Uneven spout pouring can be caused by many factors like even surface, uneven tamp as gary has illuded too, however gary was right in his observations about the fluctuating pour, because when a Channel is created in the puck, you will see a noticeable increase in pour rate at the point that channel breaks the puck, which it appears to be happening on the vids.


----------



## urbanbumpkin

autopilot said:


> UB, I did the OPV mod to my classic this morning... Wow, what a difference. Much more stable and consistent pours straight away. Not sure about the taste, but they do seem better and I think I can pick out the more subtle flavours in the Has Bean beans I'm currently using, which before often tasted a bit sour and different beans were hard to tell apart a lot of the time. That said, I also think there is a certain placebo element to all this, which is an elephant in the room which rarely gets mentioned.
> 
> Anyway, I highly recommend you do the OPV mod


Funnily enough I have been thinking about doing the OPV mod although I don't have a pressure gauge. I don't suppose you know of anyone that has one (ideally in the Birmingham area). If anyone does have a spare I'll be happy to pay post.


----------



## garydyke1

urbanbumpkin said:


> Funnily enough I have been thinking about doing the OPV mod although I don't have a pressure gauge. I don't suppose you know of anyone that has one (ideally in the Birmingham area). If anyone does have a spare I'll be happy to pay post.


Ive got a group pressure gauge / manometer


----------



## urbanbumpkin

garydyke1 said:


> Ive got a group pressure gauge / manometer


Cheers Gary will have to pop over and borrow it if that's cool with you.


----------



## coffeechap

Nice one Gary should help him out a lot


----------



## garydyke1

Sure, or bring the classic over if you want and mod it here - be quicker dialling in with a commercial grinder etc


----------



## coffeechap

And a few hints and tips along the way no doubt! Hate to harp on but this forum really does help people out!


----------



## garydyke1

Coffee isnt only a tasty beverage (when brewed correctly) but brings people together who otherwise might never meet


----------



## urbanbumpkin

coffeechap said:


> And a few hints and tips along the way no doubt!

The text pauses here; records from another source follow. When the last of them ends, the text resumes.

template <int ACT, bool DUAL, int ABL = 0>
__global__ void __launch_bounds__(512, 2) k_conv1x1_p8(const Y7TConvArgs p) {
#if defined(__HIP_DEVICE_COMPILE__)
    using C = P8;
    extern __shared__ __attribute__((aligned(16))) char smem[];
    const int tid = threadIdx.x, lane = tid & 63, wave = tid >> 6;
    const int grp = wave >> 2, wq = wave & 3, l31 = lane & 31, hi32 = lane >> 5;

    int bid = blockIdx.x;
    if (p.xcd_swizzle) {
        const int nwg = gridDim.x, q = nwg >> 3, r = nwg & 7, xcd = bid & 7, idx = bid >> 3;
        bid = (xcd < r ? xcd * (q + 1) : r * (q + 1) + (xcd - r) * q) + idx;
    }
    const int n_tiles_n = p.Cout_pad / C::BN;
    const int tile_n = bid % n_tiles_n, tile_m = bid / n_tiles_n;
    const int m0 = tile_m * C::BM, n0 = tile_n * C::BN;
    const int nk = p.Cin / C::BK;

    const __amdgpu_buffer_rsrc_t xr = __builtin_amdgcn_make_buffer_rsrc((void*)p.in, 0, p.in_bytes, 0x00020000);
    const __amdgpu_buffer_rsrc_t wr = __builtin_amdgcn_make_buffer_rsrc((void*)p.w, 0, p.w_bytes, 0x00020000);
    const __amdgpu_buffer_rsrc_t br = __builtin_amdgcn_make_buffer_rsrc((void*)p.bias, 0, (unsigned)p.Cout_pad * 4u, 0x00020000);
    const __amdgpu_buffer_rsrc_t xr2 = __builtin_amdgcn_make_buffer_rsrc((void*)(DUAL ? p.in2 : p.in), 0, DUAL ? p.in2_bytes : p.in_bytes, 0x00020000);

    const int srow = wave * 8 + (lane >> 3);
    const int gch = (lane & 7) ^ ((srow >> 1) & 7);
    int xoff[2][2], xoff2[DUAL ? 2 : 1][2];
#pragma unroll
    for (int h = 0; h < 2; ++h)
#pragma unroll
        for (int rd = 0; rd < 2; ++rd) {
            const int m = m0 + rd * 128 + h * 64 + srow;
            xoff[h][rd] = (int)C::OOB;
            if (DUAL) xoff2[h][rd] = (int)C::OOB;
            if (m < p.M) {
                xoff[h][rd] = (m * p.ldin + p.cin_off + gch * 8) * 2;
                if (DUAL) {
                    const int HW = p.H * p.W, b = m / HW, rem = m - b * HW, y = rem / p.W, x = rem - y * p.W;
                    xoff2[h][rd] = (((b * (p.H >> 1) + (y >> 1)) * (p.W >> 1) + (x >> 1)) * p.ldin2 + p.cin2_off + gch * 8) * 2;
                }
            }
        }
    const int wvo = tile_n * nk * (2 * C::HALF) + wave * 1024 + lane * 16;

    bool in_loop = false;
    auto stage_p1 = [&](int h, int b, int T, int rd) __attribute__((always_inline)) {
        if ((ABL & 1) && in_loop) return;
        char* dst = smem + b * C::BUF + h * C::HALF + wave * 1024 + rd * 8192;
        const bool live = T < nk;
        const int ci = T * C::BK;
        const bool up = DUAL && live && ci >= p.up_c0 && ci < p.up_c0 + p.up_C;
        if (up) __builtin_amdgcn_raw_ptr_buffer_load_lds(xr2, (LDS_AS void*)dst, 16, xoff2[DUAL ? h : 0][rd], (ci - p.up_c0) * 2, 0, 0);
        else __builtin_amdgcn_raw_ptr_buffer_load_lds(xr, (LDS_AS void*)dst, 16, live ? xoff[h][rd] : (int)C::OOB, live ? ci * 2 : 0, 0, 0);
    };
    auto stage_c1 = [&](int h, int b, int T, int rd) __attribute__((always_inline)) {
        if ((ABL & 1) && in_loop) return;
        char* dst = smem + b * C::BUF + (2 + h) * C::HALF + wave * 1024 + rd * 8192;
        const bool live = T < nk;
        __builtin_amdgcn_raw_ptr_buffer_load_lds(wr, (LDS_AS void*)dst, 16, live ? wvo + h * C::HALF + rd * 8192 : (int)C::OOB, live ? T * (2 * C::HALF) : 0, 0, 0);
    };
    auto stage_p = [&](int h, int b, int T) __attribute__((always_inline)) { stage_p1(h, b, T, 0); stage_p1(h, b, T, 1); };
    auto stage_c = [&](int h, int b, int T) __attribute__((always_inline)) { stage_c1(h, b, T, 0); stage_c1(h, b, T, 1); };

    const int swl = (l31 >> 1) & 7;
    const int prow = (grp * 64 + l31) * C::ROWB, crow = (wq * 32 + l31) * C::ROWB;
    half8 pf[2][4], c0[4], c1[4];
    auto read_p = [&](int hP, int b) __attribute__((always_inline)) {
        if (ABL & 4) return;
#pragma unroll
        for (int j = 0; j < 2; ++j)
#pragma unroll
            for (int ks = 0; ks < 4; ++ks) pf[j][ks] = *(const half8*)(smem + b * C::BUF + hP * C::HALF + prow + j * 32 * C::ROWB + (((ks * 2 + hi32) ^ swl) << 4));
    };
    auto read_c = [&](half8 (&cf)[4], int hC, int b) __attribute__((always_inline)) {
        if (ABL & 4) return;
#pragma unroll
        for (int ks = 0; ks < 4; ++ks) cf[ks] = *(const half8*)(smem + b * C::BUF + (2 + hC) * C::HALF + crow + (((ks * 2 + hi32) ^ swl) << 4));
    };
    floatx16 acc[2][2][2];
    auto mma = [&](int hP, const half8 (&cf)[4], int hC) __attribute__((always_inline)) {
        if (!(ABL & 8)) __builtin_amdgcn_s_setprio(1);
#pragma unroll
        for (int ks = 0; ks < 4; ++ks)
#pragma unroll
            for (int j = 0; j < 2; ++j) {
                if (ABL & 2) P8_KEEP(cf[ks], pf[j][ks]);
                else acc[hP][j][hC] = __builtin_amdgcn_mfma_f32_32x32x16_f16(cf[ks], pf[j][ks], acc[hP][j][hC], 0, 0, 0);
            }
        if (!(ABL & 8)) __builtin_amdgcn_s_setprio(0);
    };

    __builtin_amdgcn_raw_ptr_buffer_load_lds(br, (LDS_AS void*)(smem + C::BIAS + wq * 256), 4, (n0 + wq * 64 + lane) * 4, 0, 0, 0);
    stage_p(0, 0, 0); stage_c(0, 0, 0); stage_c(1, 0, 0); stage_p(1, 0, 0); stage_p(0, 1, 1); stage_c(0, 1, 1);
    P8_VMCNT(8);
    __builtin_amdgcn_s_barrier();
#pragma unroll
    for (int hC = 0; hC < 2; ++hC)
#pragma unroll
        for (int g = 0; g < 4; ++g) {
            typedef __attribute__((ext_vector_type(4))) float float4v;
            const float4v bv = *(const float4v*)(smem + C::BIAS + (wq * 64 + hC * 32 + 8 * g + 4 * hi32) * 4);
#pragma unroll
            for (int hP = 0; hP < 2; ++hP)
#pragma unroll
                for (int j = 0; j < 2; ++j)
#pragma unroll
                    for (int e = 0; e < 4; ++e) acc[hP][j][hC][g * 4 + e] = bv[e];
        }
    if (grp == 1) __builtin_amdgcn_s_barrier();
    in_loop = true;
    if (ABL & 4) {
#pragma unroll
        for (int ks = 0; ks < 4; ++ks) { c0[ks] = c1[ks] = pf[0][ks] = pf[1][ks] = half8{1, 1, 1, 1, 1, 1, 1, 1}; }
    }

    auto ktile = [&](int T, auto bc) __attribute__((always_inline)) {
        constexpr int b = decltype(bc)::value;
        read_p(0, b); read_c(c0, 0, b);
        stage_c(1, b ^ 1, T + 1);
        P8_VMCNT(8);
        __builtin_amdgcn_s_barrier();
        mma(0, c0, 0);
        __builtin_amdgcn_s_barrier();
        read_c(c1, 1, b);
        stage_p(1, b ^ 1, T + 1);
        P8_VMCNT(8);
        __builtin_amdgcn_s_barrier();
        mma(0, c1, 1);
        __builtin_amdgcn_s_barrier();
        read_p(1, b);
        stage_p(0, b, T + 2);
        P8_VMCNT(8);
        __builtin_amdgcn_s_barrier();
        mma(1, c1, 1);
        __builtin_amdgcn_s_barrier();
        stage_c(0, b, T + 2);
        P8_VMCNT(8);
        __builtin_amdgcn_s_barrier();
        mma(1, c0, 0);
        __builtin_amdgcn_s_barrier();
    };
    for (int T = 0; T < nk; T += 2) {
        ktile(T, std::integral_constant<int, 0>{});
        if (T + 1 < nk) ktile(T + 1, std::integral_constant<int, 1>{});
    }
    if (grp == 0) __builtin_amdgcn_s_barrier();
    P8_VMCNT(0);
    __builtin_amdgcn_s_barrier();

    char* scr = smem + wave * 16384;
    typedef __attribute__((ext_vector_type(4))) unsigned uint4v;
#pragma unroll
    for (int hP = 0; hP < 2; ++hP)
#pragma unroll
        for (int j = 0; j < 2; ++j) {
            const int pl = hP * 64 + j * 32 + l31;
#pragma unroll
            for (int hC = 0; hC < 2; ++hC)
#pragma unroll
                for (int gp = 0; gp < 2; ++gp) {
                    unsigned w[2][2];
#pragma unroll
                    for (int gg = 0; gg < 2; ++gg) {
                        const int g = gp * 2 + gg;
                        float v[4];
#pragma unroll
                        for (int e = 0; e < 4; ++e) v[e] = act_t<ACT>(acc[hP][j][hC][g * 4 + e]);
                        typedef __attribute__((ext_vector_type(2))) _Float16 half2v;
                        half2v h0 = {(half_t)v[0], (half_t)v[1]}, h1 = {(half_t)v[2], (half_t)v[3]};
                        w[gg][0] = __builtin_bit_cast(unsigned, h0);
                        w[gg][1] = __builtin_bit_cast(unsigned, h1);
                    }
                    auto r0 = __builtin_amdgcn_permlane32_swap(w[0][0], w[1][0], false, false);
                    auto r1 = __builtin_amdgcn_permlane32_swap(w[0][1], w[1][1], false, false);
                    uint4v pk = {r0[0], r1[0], r0[1], r1[1]};
                    const int ch = hC * 4 + gp * 2 + hi32;
                    *(uint4v*)(scr + pl * 128 + ((ch ^ (pl & 7)) << 4)) = pk;
                }
        }
    P8_WAVE_SYNC();
    half_t* outp = (half_t*)p.out;
#pragma unroll 1
    for (int k0 = 0; k0 < 16; k0 += 8) {
        uint4v v[8];
#pragma unroll
        for (int k = 0; k < 8; ++k) {
            const int px = (k0 + k) * 8 + (lane >> 3), ch = lane & 7;
            v[k] = *(const uint4v*)(scr + px * 128 + ((ch ^ (px & 7)) << 4));
        }
        __builtin_amdgcn_sched_barrier(0);
#pragma unroll
        for (int k = 0; k < 8; ++k) {
            const int px = (k0 + k) * 8 + (lane >> 3), ch = lane & 7;
            const int m = m0 + grp * 128 + px, n = n0 + wq * 64 + ch * 8;
            if (m < p.M && n < p.Cout && !(ABL & 16)) *(uint4v*)(outp + (size_t)m * p.ldout + p.cout_off + n) = v[k];
        }
    }
#endif
}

Hate to harp on but this forum really does help people out!


Agreed, it does..... as well as keeping Nespresso machine sales down!!!!









Cheers Gary will PM you to sort out a good time to do it.


----------



## autopilot

urbanbumpkin said:


> Funnily enough I have been thinking about doing the OPV mod although I don't have a pressure gauge. I don't suppose you know of anyone that has one (ideally in the Birmingham area). If anyone does have a spare I'll be happy to pay post.


Well I was going to send you mine, but seeing as Gary has kindly offered to help you I will extend that offer to any other regular forum users who might want it.


----------



## garydyke1

urbanbumpkin said:


> Agreed, it does..... as well as keeping Nespresso machine sales down!!!!
> 
> 
> 
> 
> 
> 
> 
> 
> 
> Cheers Gary will PM you to sort out a good time to do it.


Make sure you bring your naked portafilter for the gaggia (hopefully the opening in it is big enough for the manometer to fit through) the manometer is attached to a standard sized blind basket


----------



## autopilot

And please report your findings in this thread


----------



## coffeechap

garydyke1 said:


> Make sure you bring your naked portafilter for the gaggia (hopefully the opening in it is big enough for the manometer to fit through) the manometer is attached to a standard sized blind basket


Will have o be next week as I will have topmost out the naked on Tuesday!!


----------



## garydyke1

Im guessing e61 lugs and gaggia group heads dont mix


----------



## coffeechap

Are yours 9 o'clock 3 o'clock lugs or 7.30 1.30, hope that makes sense as the gaggia are the latter


----------



## urbanbumpkin

autopilot said:


> Well I was going to send you mine, but seeing as Gary has kindly offered to help you I will extend that offer to any other regular forum users who might want it.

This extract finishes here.